La dispersion de ces domaines entre plusieurs bureaux d’enregistrement, dont Vantage of Convergence et d’autres entités, souligne une stratégie délibérée visant à compliquer les efforts de mise en conformité et à accroître la charge opérationnelle des équipes de protection de la marque. Un tel schéma d’attaque à plusieurs niveaux, mis en évidence par le comportement identifié dans le dossier UDRP, crée un risque important pour la réputation et une responsabilité juridique potentielle pour SEB S.A. L’utilisation de ces noms de domaine pour usurper l’identité de divisions régionales force la marque à investir dans des procédures juridiques répétitives, menant potentiellement à des réponses fragmentées dans diverses juridictions. Sans intervention rapide, de tels portefeuilles nuisent à la cohérence mondiale de la marque et exposent le plaignant à des responsabilités concernant les transactions clients effectuées sur ces plateformes d’imitation.

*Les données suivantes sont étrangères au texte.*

# linuxstb/dabtools

Hardware: AMD Instinct MI355X
Metric: ETI frames/s (24 ms each), Mode-I batch, synthetic IQ resident in HBM (higher is better)
Workload: dtype f64 sync / f32 OFDM / u16 ACS / u8 ETI

## Files before the change

### dabtools_amd/csrc/capi_engine.cpp

```cpp
#include <chrono>
#include <memory>
#include <mutex>
#include <new>
#include <string>
#include <vector>

#include "capi_detail.hpp"
#include "engine.hpp"

using namespace dabhip;

struct dabhip_engine {
  Engine eng;
  int nstreams = 0;
  int64_t frames = 0;
  float wall_ms = 0;
  explicit dabhip_engine(int dev, int host_threads = 0, std::vector<int> cpus = {}) : eng(dev, host_threads, std::move(cpus)) {}
  bool has(int stream) const { return stream >= 0 && stream < nstreams; }
};

namespace {

Engine* default_engine()
{
// ... 54 lines not shown
uint32_t dabhip_engine_stream_status(const dabhip_engine* e, int stream) { return e && e->has(stream) ? e->eng.stream_status(stream) : 0xffffffffu; }
int64_t dabhip_engine_eti_read(dabhip_engine* e, int stream, uint8_t* dst, int64_t cap_frames)
{
  if (!e || !dst) { set_error("eti_read: null argument"); return -1; }
  if (!e->has(stream)) { set_error("eti_read: bad stream"); return -1; }
  return e->eng.eti_read(stream, dst, cap_frames);
}
int64_t dabhip_engine_stream_log(dabhip_engine* e, int stream, char* buf, int64_t cap)
{
  if (!e || !e->has(stream)) return -1;
  return hand_over_text(e->eng.take_stream_log(stream), buf, cap);
}
int64_t dabhip_engine_eti_fetch(dabhip_engine* e, uint8_t* dst, int64_t cap_frames)
{
  if (!e || !dst) { set_error("eti_fetch: null argument"); return -1; }
  return e->eng.eti_fetch_async(dst, cap_frames);
}
int dabhip_engine_eti_fetch_wait(dabhip_engine* e)
{
  if (!e) { set_error("eti_fetch_wait: null handle"); return -1; }
  return e->eng.eti_fetch_wait() ? 0 : -1;
}
int64_t dabhip_engine_eti_drain(dabhip_engine* e, dabhip_eti_sink sink, void* user)
{
  if (!e || !sink) { set_error("eti_drain: null argument"); return -1; }
  return drain_eti(e->nstreams, sink, user, true, [e](int b) { return dabhip_engine_eti_count(e, b); },
                   [e](int b, uint8_t* dst, int64_t n) { return dabhip_engine_eti_read(e, b, dst, n); });
}
const void* dabhip_engine_eti_device_ptr(const dabhip_engine* e, int64_t* nframes)
{
  if (!e) return nullptr;
  if (nframes) *nframes = e->frames;
  return e->eng.eti_buffer();
}
int dabhip_engine_demapped_tf(dabhip_engine* e, int stream, int tf, int8_t* fic, int8_t* msc)
{
  if (!e || !fic || !msc) { set_error("demapped_tf: null argument"); return -1; }
  if (!e->has(stream)) { set_error("demapped_tf: bad stream"); return -1; }
  return e->eng.read_demapped_tf(stream, tf, fic, msc) ? 0 : -1;
}
int dabhip_engine_trace(const dabhip_engine* e, int stream, int32_t* ints6, double* ffs, int cap_calls)
{
  if (!e || !ints6 || !e->has(stream)) return -1;
  return e->eng.trace(stream, ints6, ffs, cap_calls);
}
int dabhip_engine_trace_nco(const dabhip_engine* e, int stream, int32_t* nco_hz, int cap_calls)
{
  if (!e || !e->has(stream)) return -1;
  return e->eng.trace_nco(stream, nco_hz, cap_calls);
}
int dabhip_engine_stage_ms(const dabhip_engine* e, const char** names, float* ms, int cap)
{
  if (!e) return -1;
  constexpr int kN = 17;
  static const char* kNames[kN] = {"sync", "fft", "demap", "fic", "control", "gather", "viterbi", "eti", "host_setup", "host_frames", "host_worklist", "wall",
                                   "h2d", "h2d_mbytes", "h2d_pinned_mbytes", "sync_fp64_calls", "sync_spec_calls"};
  const StageTimes& t = e->eng.stage_times();
  const float v[kN] = {t.sync, t.fft, t.demap, t.fic, t.control, t.gather, t.viterbi, t.eti, t.setup, t.frames, t.worklist, e->wall_ms,
                       t.h2d, static_cast<float>(t.h2d_bytes * 1e-6), static_cast<float>(t.h2d_pinned_bytes * 1e-6), t.sync_fp64_calls, t.sync_spec_calls};
  int n = 0;
  for (; n < kN && n < cap; ++n) {
    if (names) names[n] = kNames[n];
    if (ms) ms[n] = v[n];
  }
  return n;
}
int dabhip_engine_set_afc(dabhip_engine* e, int enable) { if (!e) return -1; e->eng.set_afc(enable != 0); return 0; }
int dabhip_engine_set_soft(dabhip_engine* e, int enable) { if (!e) return -1; e->eng.set_soft(enable != 0); return 0; }
int dabhip_engine_set_decoder_forms(dabhip_engine* e, int msc_form, int fic_form)
{
  if (!e) { set_error("set_decoder_forms: null handle"); return -1; }
  return e->eng.set_decoder_forms(msc_form, fic_form) ? 0 : -1;
}
int dabhip_engine_set_soft_lanes(dabhip_engine* e, int enable)
{
  if (!e) { set_error("set_soft_lanes: null handle"); return -1; }
  e->eng.set_soft_lanes(enable != 0);
  return 0;
}
int dabhip_engine_decoder_forms(const dabhip_engine* e, uint32_t* msc_mask, uint32_t* fic_mask)
{
  if (!e) { set_error("decoder_forms: null handle"); return -1; }
  if (msc_mask) *msc_mask = e->eng.msc_forms_ran();
  if (fic_mask) *fic_mask = e->eng.fic_forms_ran();
  return 0;
}
int dabhip_engine_set_subchannels(dabhip_engine* e, const int32_t* ids, int n) { if (!e) return -1; e->eng.set_subchannel_filter(subchannel_mask(ids, n)); return 0; }
int dabhip_engine_set_parity_guard(dabhip_engine* e, int level) { if (!e) return -1; e->eng.set_parity_guard(level); return 0; }
int dabhip_engine_parity_guard_level(const dabhip_engine* e) { return e ? e->eng.parity_guard_level() : -1; }
int dabhip_engine_guard_stats(const dabhip_engine* e, int64_t* flagged, int64_t* decisions)
{
  if (!e) return -1;
  e->eng.guard_stats(flagged, decisions);
  return 0;
}
int dabhip_engine_guard_overflows(const dabhip_engine* e) { return e ? e->eng.guard_overflows() : -1; }
int dabhip_engine_set_guard_list_cap(dabhip_engine* e, uint32_t cap) { if (!e) return -1; e->eng.set_guard_list_cap(cap); return 0; }
int dabhip_engine_set_launch_limits(dabhip_engine* e, const int64_t* limits, int n)
{
  if (!e || !limits || n != kLaunchLimitCount) { set_error("set_launch_limits: bad argument"); return -1; }
  return e->eng.set_launch_limits(limits) ? 0 : -1;
}
int dabhip_engine_launch_report(const dabhip_engine* e, int64_t* out, int cap)
{
  if (!e || !out || cap < 0) { set_error("launch_report: bad argument"); return -1; }
  return report_to_words(e->eng.launch_report(), out, cap);
}
int dabhip_engine_msc_plan(const dabhip_engine* e, int32_t* nsteps, int cap, int64_t* ntiles)
{
  if (!e || cap < 0) { set_error("msc_plan: bad argument"); return -1; }
  return e->eng.msc_plan(nsteps, cap, ntiles);
}
// ... 85 lines not shown
```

Analyse des conclusions de la commission : Mimétisme géographique et mauvaise foi dans le dossier D2026-2818
La commission a déterminé que l’inclusion de suffixes géographiques — tels que « australia », « hungary » ou « turkiye » — aux côtés de la marque KRUPS ne permet pas d’atténuer la similitude créant un risque de confusion. Dans le cadre de la politique UDRP, cette tactique d’ajout géographique est insuffisante pour créer une identité distincte et renforce au contraire la perception que ces sites sont des extensions officielles et régionalement autorisées de la marque du plaignant. Cette conclusion réaffirme que les noms de domaine incorporant une marque principale dans son intégralité, combinés à des qualificatifs basés sur la localisation, induisent intrinsèquement les consommateurs en erreur quant à la source du site web.

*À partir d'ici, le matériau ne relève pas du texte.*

__device__ __forceinline__ float gumbel(uint32_t w) {
    const float u = ((float)(w >> 9) + 0.5f) * (1.0f / 8388608.0f);
    const float v = 1.0f - u;
    const float series = v * (1.0f + v * (0.5f + v * (1.0f / 3.0f)));
    const float e = v < (1.0f / 64.0f) ? series : -fast_ln(u);
    return -fast_ln(e);
}

__device__ __forceinline__ int hid(int r, int h) { return (r & 3) + 8 * (r >> 2) + 4 * h; }

struct PackView {
    const int* hdr;
    const uint4* w1q;
    const float* b1p;
    const uint4* w2q;
    const float* b2p;
};

__host__ __device__ inline int sz_w1q(int T) { return kKB1 * T * 2 * 64 * 4; }
__host__ __device__ inline int sz_b1p(int T) { return T * 16 * 64; }
__host__ __device__ inline int sz_w2q(int T, int OT) { return OT * T * 2 * 2 * 64 * 4; }
__host__ __device__ inline int sz_b2p(int OT) { return OT * 16 * 64; }

template <typename P>
__host__ __device__ inline void views(P base, int T, int OT, P& hdr, P& w1q, P& b1p, P& w2q, P& b2p) {
    hdr = base;
    w1q = hdr + kHdr;
    b1p = w1q + sz_w1q(T);
    w2q = b1p + sz_b1p(T);
    b2p = w2q + sz_w2q(T, OT);
}

constexpr int kZWin = 256, kZCap = 64;
constexpr int kHeavyDefault = 64;
constexpr int kRowBestDefault = 2;

#ifdef BGX_POLICY_STAMPS
constexpr int kStampWaves = 8192;
__device__ unsigned long long g_pstamp[kStampWaves][6];
#define PSTAMP(k) do { if (MODE == 0 && sw < kStampWaves && lane_id() == 0) g_pstamp[sw][k] = __builtin_amdgcn_s_memrealtime(); } while (0)
#else
#define PSTAMP(k) do { } while (0)
#endif
constexpr float kSkipMargin = 30.0f;

template <int T, int MODE>
__global__ __launch_bounds__(MODE == 0 ? 256 : 64) __attribute__((amdgpu_waves_per_eu(2))) void k_policy_act(const uint8_t* __restrict__ recs, int n,
                                                   const float* __restrict__ packed, int n_actions, int n_otiles,
                                                   uint32_t seed_lo, uint32_t seed_hi, uint32_t step_arg,
                                                   const uint32_t* __restrict__ step_ctr, int greedy_arg,
                                                   int32_t* act_out, float* logp_out, float* value_out,
                                                   float* logits_arg, uint8_t* records_out, int skip_arg) {
#ifdef BGX_POLICY_STAMPS
    const int sw = (int)(blockIdx.x * (MODE == 0 ? 4 : 1) + (threadIdx.x >> 6));
#endif
    PSTAMP(0);
    const uint32_t step = step_arg + (step_ctr ? *step_ctr : 0u);
    constexpr int kW = MODE == 0 ? 4 : 1;
    const bool greedy = MODE < 0 ? (greedy_arg & 1) != 0 : false;
    const int rowbest = (greedy_arg >> 1) & 3;
    float* const logits_out = MODE < 0 ? logits_arg : nullptr;
    const bool skip_on = MODE == 0 && skip_arg != 0;
    __shared__ uint8_t srec_[kW][32 * 64];
    __shared__ int zl[MODE == 0 ? kZCap : 1];
    const float *hdrf, *w1f, *b1p, *w2f, *b2p;
    views(packed, T, n_otiles, hdrf, w1f, b1p, w2f, b2p);
    const uint4* w1q = (const uint4*)w1f;
    const uint4* w2q = (const uint4*)w2f;
    const int e1 = __builtin_bit_cast(int, hdrf[0]), e2 = __builtin_bit_cast(int, hdrf[1]);
    const int l = lane_id();
    const int j = l & 31, h = l >> 5;
    const int wv = kW > 1 ? __builtin_amdgcn_readfirstlane((int)(threadIdx.x >> 6)) : 0;
    uint8_t* const srec = srec_[wv];
    const int n_extra = skip_on ? 2 * ((n + kZWin - 1) / kZWin) : 0;
    const bool extra = (int)blockIdx.x < n_extra;
    const int row0 = (((int)blockIdx.x - n_extra) * kW + wv) * 32;
    if (!extra && row0 >= n) return;
    int nzw = 0;
    if (skip_on) {
        const int base = (extra ? (int)blockIdx.x >> 1 : row0 / kZWin) * kZWin;
        uint16_t cw[kZWin / 64];
        #pragma unroll
        for (int k = 0; k < kZWin / 64; ++k)
            cw[k] = *(const uint16_t*)(recs + (size_t)min(base + 64 * k + l, n - 1) * 64 + 60);
        #pragma unroll
        for (int k = 0; k < kZWin / 64; ++k) {
            const int r = base + 64 * k + l;
            const bool z = r < n && (cw[k] == 0 || (int)cw[k] > skip_arg);
            const uint64_t m = __ballot(z);
            const int pos = nzw + __popcll(m & ((1ull << l) - 1ull));
            if (extra && wv == 0 && z && pos < kZCap) zl[pos] = r;
            nzw += __popcll(m);
        }
    }
    const int kx = extra ? ((int)blockIdx.x & 1) : 0;
    const int nz = extra ? min(nzw - 32 * kx, 32) : 32;
    if (extra && (nzw > kZCap || nz <= 0)) return;
    const bool self_zero = skip_on && !extra && nzw > kZCap;
    const int vt = n_actions >> 5;
    if (extra) __syncthreads();
    {
        const int r = l >> 1, off = (l & 1) * 32;
        const int gr = extra ? zl[32 * kx + (r < nz ? r : 0)] : (row0 + r < n ? row0 + r : n - 1);
        const uint4* src = (const uint4*)(recs + (size_t)gr * 64 + off);
        uint4* dst = (uint4*)(srec + r * 64 + off);
        const uint4 v0 = src[0], v1 = src[1];
        dst[0] = v0;
        dst[1] = v1;
        if (!extra && records_out && row0 + r < n) {
            uint4* o = (uint4*)(records_out + (size_t)(row0 + r) * 64 + off);
            o[0] = v0;
            o[1] = v1;
        }
    }
    if (kW > 1) __builtin_amdgcn_wave_barrier(); else __syncthreads();
    const uint8_t* myrec = srec + j * 64;
    const int count = (int)myrec[60] | ((int)myrec[61] << 8);
    const bool gathered = skip_on && !extra && !self_zero && (count == 0 || count > skip_arg);
    const bool row_ok = extra ? j < nz : row0 + j < n;
    const int grow = extra ? zl[32 * kx + (j < nz ? j : 0)] : row0 + j;
    const int per = extra ? (n_otiles + kW - 1) / kW : n_otiles;
    const int o_beg = extra ? min(wv * per, n_otiles) : 0, o_end = extra ? min(o_beg + per, n_otiles) : n_otiles;

    PSTAMP(1);
    f32x16 x1[T];
    constexpr int kPD = kW1Ahead;
    if (kW > 1 && extra) {
        f32x16 acc;
        if (wv < T) {
            #pragma unroll
            for (int r = 0; r < 16; ++r) acc[r] = b1p[(wv * 16 + r) * 64 + l];
            uint4 wr[kPD + 1][2];
            #pragma unroll
            for (int p = 0; p < kPD; ++p)
                #pragma unroll
                for (int f = 0; f < 2; ++f) wr[p][f] = w1q[(p * 2 * T + 2 * wv + f) * 64 + l];
            #pragma unroll
            for (int kb = 0; kb < kKB1; ++kb) {
                if (kb + kPD < kKB1) {
                    #pragma unroll
                    for (int f = 0; f < 2; ++f)
                        wr[(kb + kPD) % (kPD + 1)][f] = w1q[((kb + kPD) * 2 * T + 2 * wv + f) * 64 + l];
                }
                __builtin_amdgcn_sched_barrier(0);
                const f16x8 bf = feats8(myrec, kb, h);
                acc = __builtin_amdgcn_mfma_f32_32x32x16_f16(as_h8(wr[kb % (kPD + 1)][1]), bf, acc, 0, 0, 0);
                acc = __builtin_amdgcn_mfma_f32_32x32x16_f16(as_h8(wr[kb % (kPD + 1)][0]), bf, acc, 0, 0, 0);
            }
        }
        float* const xs = (float*)&srec_[0][0];
        #pragma unroll
        for (int t0 = 0; t0 < T; t0 += 2) {
            __syncthreads();
            if (wv >= t0 && wv < t0 + 2 && wv < T) {
                #pragma unroll
                for (int r = 0; r < 16; ++r) xs[((wv - t0) * 16 + r) * 64 + l] = acc[r];
            }
            __syncthreads();
            #pragma unroll
            for (int t = t0; t < t0 + 2 && t < T; ++t)
                #pragma unroll
                for (int r = 0; r < 16; ++r) x1[t][r] = xs[((t - t0) * 16 + r) * 64 + l];
        }
    } else {
        #pragma unroll
        for (int t = 0; t < T; ++t)
            #pragma unroll
            for (int r = 0; r < 16; ++r) x1[t][r] = b1p[(t * 16 + r) * 64 + l];
        uint4 wf[kPD + 1][2 * T];
        #pragma unroll
        for (int p = 0; p < kPD; ++p)
            #pragma unroll
            for (int f = 0; f < 2 * T; ++f) wf[p][f] = w1q[(p * 2 * T + f) * 64 + l];
        #pragma unroll
        for (int kb = 0; kb < kKB1; ++kb) {
            if (kb + kPD < kKB1) {
                #pragma unroll
                for (int f = 0; f < 2 * T; ++f) wf[(kb + kPD) % (kPD + 1)][f] = w1q[((kb + kPD) * 2 * T + f) * 64 + l];
            }
            __builtin_amdgcn_sched_barrier(0);
            const f16x8 bf = feats8(myrec, kb, h);
            #pragma unroll
            for (int t = 0; t < T; ++t) {
                const f16x8 ah = as_h8(wf[kb % (kPD + 1)][2 * t + 0]);
                const f16x8 al = as_h8(wf[kb % (kPD + 1)][2 * t + 1]);
                x1[t] = __builtin_amdgcn_mfma_f32_32x32x16_f16(al, bf, x1[t], 0, 0, 0);
                x1[t] = __builtin_amdgcn_mfma_f32_32x32x16_f16(ah, bf, x1[t], 0, 0, 0);
            }
        }
    }
    float mx = 0.0f, hn2 = 0.0f;
    #pragma unroll
    for (int t = 0; t < T; ++t)
        #pragma unroll
        for (int r = 0; r < 16; ++r) {
            x1[t][r] = fmaxf(x1[t][r], 0.0f);
            mx = fmaxf(mx, x1[t][r]);
            if (skip_on) hn2 = fmaf(x1[t][r], x1[t][r], hn2);
        }
    #pragma unroll
    for (int d = 1; d < 64; d <<= 1) mx = fmaxf(mx, __shfl_xor(mx, d));
    int o_s = n_otiles;
    float ub = INFINITY;
    if (skip_on && !extra) {
        int cm = gathered ? 0 : count;
        #pragma unroll
        for (int d = 1; d < 32; d <<= 1) cm = max(cm, __shfl_xor(cm, d));
        o_s = max((cm + 31) >> 5, 1);
        hn2 += __shfl_xor(hn2, 32);
        const float u0 = hdrf[2] + hdrf[3] * ldexpf(sqrtf(hn2), -e1);
        ub = u0 + 1e-3f * fabsf(u0) + 1e-3f;
    }
    const int ex = scale_exp(mx);
    f16x8 xh[T][2], xl[T][2];
    #pragma unroll
    for (int t = 0; t < T; ++t)
        #pragma unroll
        for (int m = 0; m < 2; ++m)
            #pragma unroll
            for (int i = 0; i < 8; ++i) {
                _Float16 a, b;
                split(ldexpf(x1[t][8 * m + i], ex), a, b);
                xh[t][m][i] = a; xl[t][m][i] = b;
            }
    const int E = e2 + e1 + ex;
    const float up = ldexpf(1.0f, E), down = ldexpf(1.0f, -E);

    PSTAMP(2);
    float m = -INFINITY, s = 0.0f, best = -INFINITY, bestz = 0.0f, value = 0.0f;
    int besta = 0;
#ifdef BGX_POLICY_STAMPS
    unsigned long long ptiles = 0;
#endif
    const uint32_t rowkey = mix32(mix32(seed_lo ^ mix32(seed_hi + 0x9E3779B9u)) ^ step) ^ (uint32_t)grow * 0x85EBCA6Bu;
    constexpr int NF = T * 2 * 2;
    uint4 w[NF];
    float bq[16];
    if (o_beg < o_end) {
        #pragma unroll
        for (int f = 0; f < NF; ++f) w[f] = w2q[((size_t)o_beg * NF + f) * 64 + l];
        #pragma unroll
        for (int r = 0; r < 16; ++r) bq[r] = b2p[(o_beg * 16 + r) * 64 + l];
    } else {
        #pragma unroll
        for (int f = 0; f < NF; ++f) w[f] = make_uint4(0, 0, 0, 0);
        #pragma unroll
        for (int r = 0; r < 16; ++r) bq[r] = 0.0f;
    }
    for (int o = o_beg; o < o_end;) {
        f32x16 y;
        #pragma unroll
        for (int r = 0; r < 16; ++r) y[r] = bq[r] * up;
        #pragma unroll
        for (int t = 0; t < T; ++t)
            #pragma unroll
            for (int mm = 0; mm < 2; ++mm) {
                const f16x8 ah = as_h8(w[(t * 2 + mm) * 2 + 0]);
                const f16x8 al = as_h8(w[(t * 2 + mm) * 2 + 1]);
                y = __builtin_amdgcn_mfma_f32_32x32x16_f16(al, xh[t][mm], y, 0, 0, 0);
                y = __builtin_amdgcn_mfma_f32_32x32x16_f16(ah, xl[t][mm], y, 0, 0, 0);
                y = __builtin_amdgcn_mfma_f32_32x32x16_f16(ah, xh[t][mm], y, 0, 0, 0);
            }
        const bool at_s = o + 1 == o_s && o_s < vt;
        const int nx = at_s ? vt : o + 1;
        __asm__ volatile("" ::: "memory");
        if (nx < o_end) {
            #pragma unroll
            for (int f = 0; f < NF; ++f) w[f] = w2q[((size_t)nx * NF + f) * 64 + l];
        }
        float z[16];
        float tm = -INFINITY;
        #pragma unroll
        for (int r = 0; r < 16; ++r) {
            const int a = 32 * o + hid(r, h);
            const float z0 = y[r] * down;
            if (logits_out && row_ok && a <= n_actions) logits_out[(size_t)grow * (32 * n_otiles) + a] = z0;
            value = a == n_actions ? z0 : value;
            z[r] = a < n_actions ? (a < count ? z0 : z0 + kMaskLog) : -INFINITY;
            tm = fmaxf(tm, z[r]);
        }
        __asm__ volatile("" ::: "memory");
        if (nx < o_end) {
            #pragma unroll
            for (int r = 0; r < 16; ++r) bq[r] = b2p[(nx * 16 + r) * 64 + l];
        }
        const float mn = fmaxf(m, tm);
        if (mn != -INFINITY) {
            float acc = 0.0f;
            #pragma unroll
            for (int r = 0; r < 16; ++r) acc += fast_exp(z[r] - mn);
            s = s * fast_exp(m - mn) + acc;
            m = mn;
        }
        const float b_row = rowbest ? fmaxf(best, __shfl_xor(best, 32)) : best;
#ifdef BGX_POLICY_STAMPS
        bool drawn = false;
#endif
        #pragma unroll
        for (int g = 0; g < 4; ++g) {
            const float gm = !greedy && rowbest == 2
                ? fmaxf(fmaxf(z[4 * g], z[4 * g + 1]), fmaxf(z[4 * g + 2], z[4 * g + 3])) : tm;
            const bool draw = greedy ? gm > best : !(gm + kGumbelMax < fmaxf(b_row, best)) && !(rowbest && gathered);
#ifdef BGX_POLICY_STAMPS
            drawn = drawn || draw;
#endif
            if (draw) {
                #pragma unroll
                for (int r = 4 * g; r < 4 * g + 4; ++r) {
                    const int a = 32 * o + hid(r, h);
                    const float key = greedy ? z[r] : z[r] + gumbel(mix32(rowkey ^ ((uint32_t)a * 0xC2B2AE35u)));
                    const bool up_ = key > best;
                    best = up_ ? key : best;
                    besta = up_ ? a : besta;
                    bestz = up_ ? z[r] : bestz;
                }
            }
        }
#ifdef BGX_POLICY_STAMPS
        if (MODE == 0) {
            const unsigned long long any = __ballot(drawn) != 0ull;
            ptiles += 1ull + (any << 8);
            ptiles |= any && o == vt ? 1ull << 16 : 0ull;
            ptiles |= any && o >= o_s && o != vt ? 1ull << 17 : 0ull;
        }
#endif
        int next = o + 1;
        if (at_s) {
            const float m_row = fmaxf(m, __shfl_xor(m, 32)), b_row = fmaxf(best, __shfl_xor(best, 32));
            const bool ok = gathered || (ub + kMaskLog < m_row - kSkipMargin && ub + kMaskLog + kGumbelMax < b_row);
            if (__ballot(!ok) == 0ull) {
                next = vt;
            } else {
                int o1 = o + 1;
                __asm__ volatile("" : "+v"(o1));
                #pragma unroll
                for (int f = 0; f < NF; ++f) w[f] = w2q[((size_t)o1 * NF + f) * 64 + l];
                #pragma unroll
                for (int r = 0; r < 16; ++r) bq[r] = b2p[(o1 * 16 + r) * 64 + l];
            }
        }
        o = next;
    }
    if (kW > 1 && extra) {
        __shared__ float pm[kW > 1 ? kW - 1 : 1][5][64];
        __shared__ int pa[kW > 1 ? kW - 1 : 1][64];
        if (wv > 0) {
            pm[wv - 1][0][l] = m; pm[wv - 1][1][l] = s; pm[wv - 1][2][l] = best; pm[wv - 1][3][l] = bestz;
            pm[wv - 1][4][l] = value; pa[wv - 1][l] = besta;
        }
        __syncthreads();
        if (wv > 0) return;
        #pragma unroll
        for (int q = 0; q < kW - 1; ++q) {
            const float mq = pm[q][0][l], sq = pm[q][1][l], bq = pm[q][2][l], zq = pm[q][3][l];
            const int aq = pa[q][l];
            const float mn = fmaxf(m, mq);
            if (mn != -INFINITY) s = s * fast_exp(m - mn) + sq * fast_exp(mq - mn);
            m = mn;
            const bool tk = bq > best || (bq == best && aq < besta);
            best = tk ? bq : best;
            besta = tk ? aq : besta;
            bestz = tk ? zq : bestz;
            value += pm[q][4][l];
        }
    }
    PSTAMP(3);
#ifdef BGX_POLICY_STAMPS
    if (MODE == 0 && sw < kStampWaves && lane_id() == 0) {
        g_pstamp[sw][4] = extra ? 1 : 2;
        g_pstamp[sw][5] = ptiles;
    }
#endif
    const float m2 = __shfl_xor(m, 32), s2 = __shfl_xor(s, 32);
    const float best2 = __shfl_xor(best, 32), bestz2 = __shfl_xor(bestz, 32);
    const int besta2 = __shfl_xor(besta, 32);
    const float value2 = __shfl_xor(value, 32);
    const float mm = fmaxf(m, m2);
    const float ss = s * fast_exp(m - mm) + s2 * fast_exp(m2 - mm);
    const bool take2 = best2 > best || (best2 == best && besta2 < besta);
    const int a_fin = take2 ? besta2 : besta;
    const float z_fin = take2 ? bestz2 : bestz;
    const float v_fin = h == 0 ? value + value2 : 0.0f;
    if (h == 0 && row_ok && !gathered) {
        act_out[grow] = a_fin;
        if (logp_out) logp_out[grow] = fminf(fmaxf(z_fin - (mm + logf(ss)), -15.942384719848633f),
                                             -1.1920930376163597e-07f);
        if (value_out) value_out[grow] = v_fin;
    }
}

Concernant les droits et intérêts légitimes, le plaignant a établi avec succès qu’aucune autorisation, licence ou affiliation n’existait entre SEB S.A. et les défendeurs. L’absence de preuves concernant le fait que les défendeurs soient communément connus sous les noms contestés, combinée à l’absence de réponse formelle de leur part, a soutenu la détermination de la commission selon laquelle aucun intérêt légitime n’existait. La présence de paniers d’achat fonctionnels et de fonctionnalités d’enregistrement de compte a davantage souligné que les domaines n’étaient pas utilisés à des fins commerciales légitimes ou équitables, mais plutôt pour des activités commerciales trompeuses.
Les conclusions de la commission sur la mauvaise foi ont été renforcées par la nature systématique et multi-juridictionnelle du portefeuille et par l’imitation manifeste de la présence web officielle du plaignant. En associant la marque à des identifiants géographiques spécifiques et en remplissant ces domaines de l’image de marque KRUPS, d’images de produits et de tarifs, les défendeurs se sont engagés dans un schéma clair d’enregistrement abusif. L’utilisation intentionnelle de ces domaines pour imiter une boutique régionale légitime tout en cherchant à attirer les internautes à des fins de gain commercial a atteint le seuil de la mauvaise foi, justifiant le transfert des huit noms de domaine contestés.
D’un point de vue procédural et de gestion des risques, cette affaire illustre l’efficacité de la consolidation de plusieurs enregistrements de domaine au sein d’une seule procédure UDRP, même lorsque des bureaux d’enregistrement disparates comme Vantage of Convergence et d’autres sont impliqués. La capacité de la commission à aller de l’avant suite au défaut des défendeurs souligne l’importance d’une collecte de preuves opportune — spécifiquement concernant les captures d’écran des sites web et les fonctionnalités de compte — pour prouver la mauvaise foi dans des litiges complexes impliquant plusieurs défendeurs où la propriété peut être obscurcie entre différents bureaux d’enregistrement.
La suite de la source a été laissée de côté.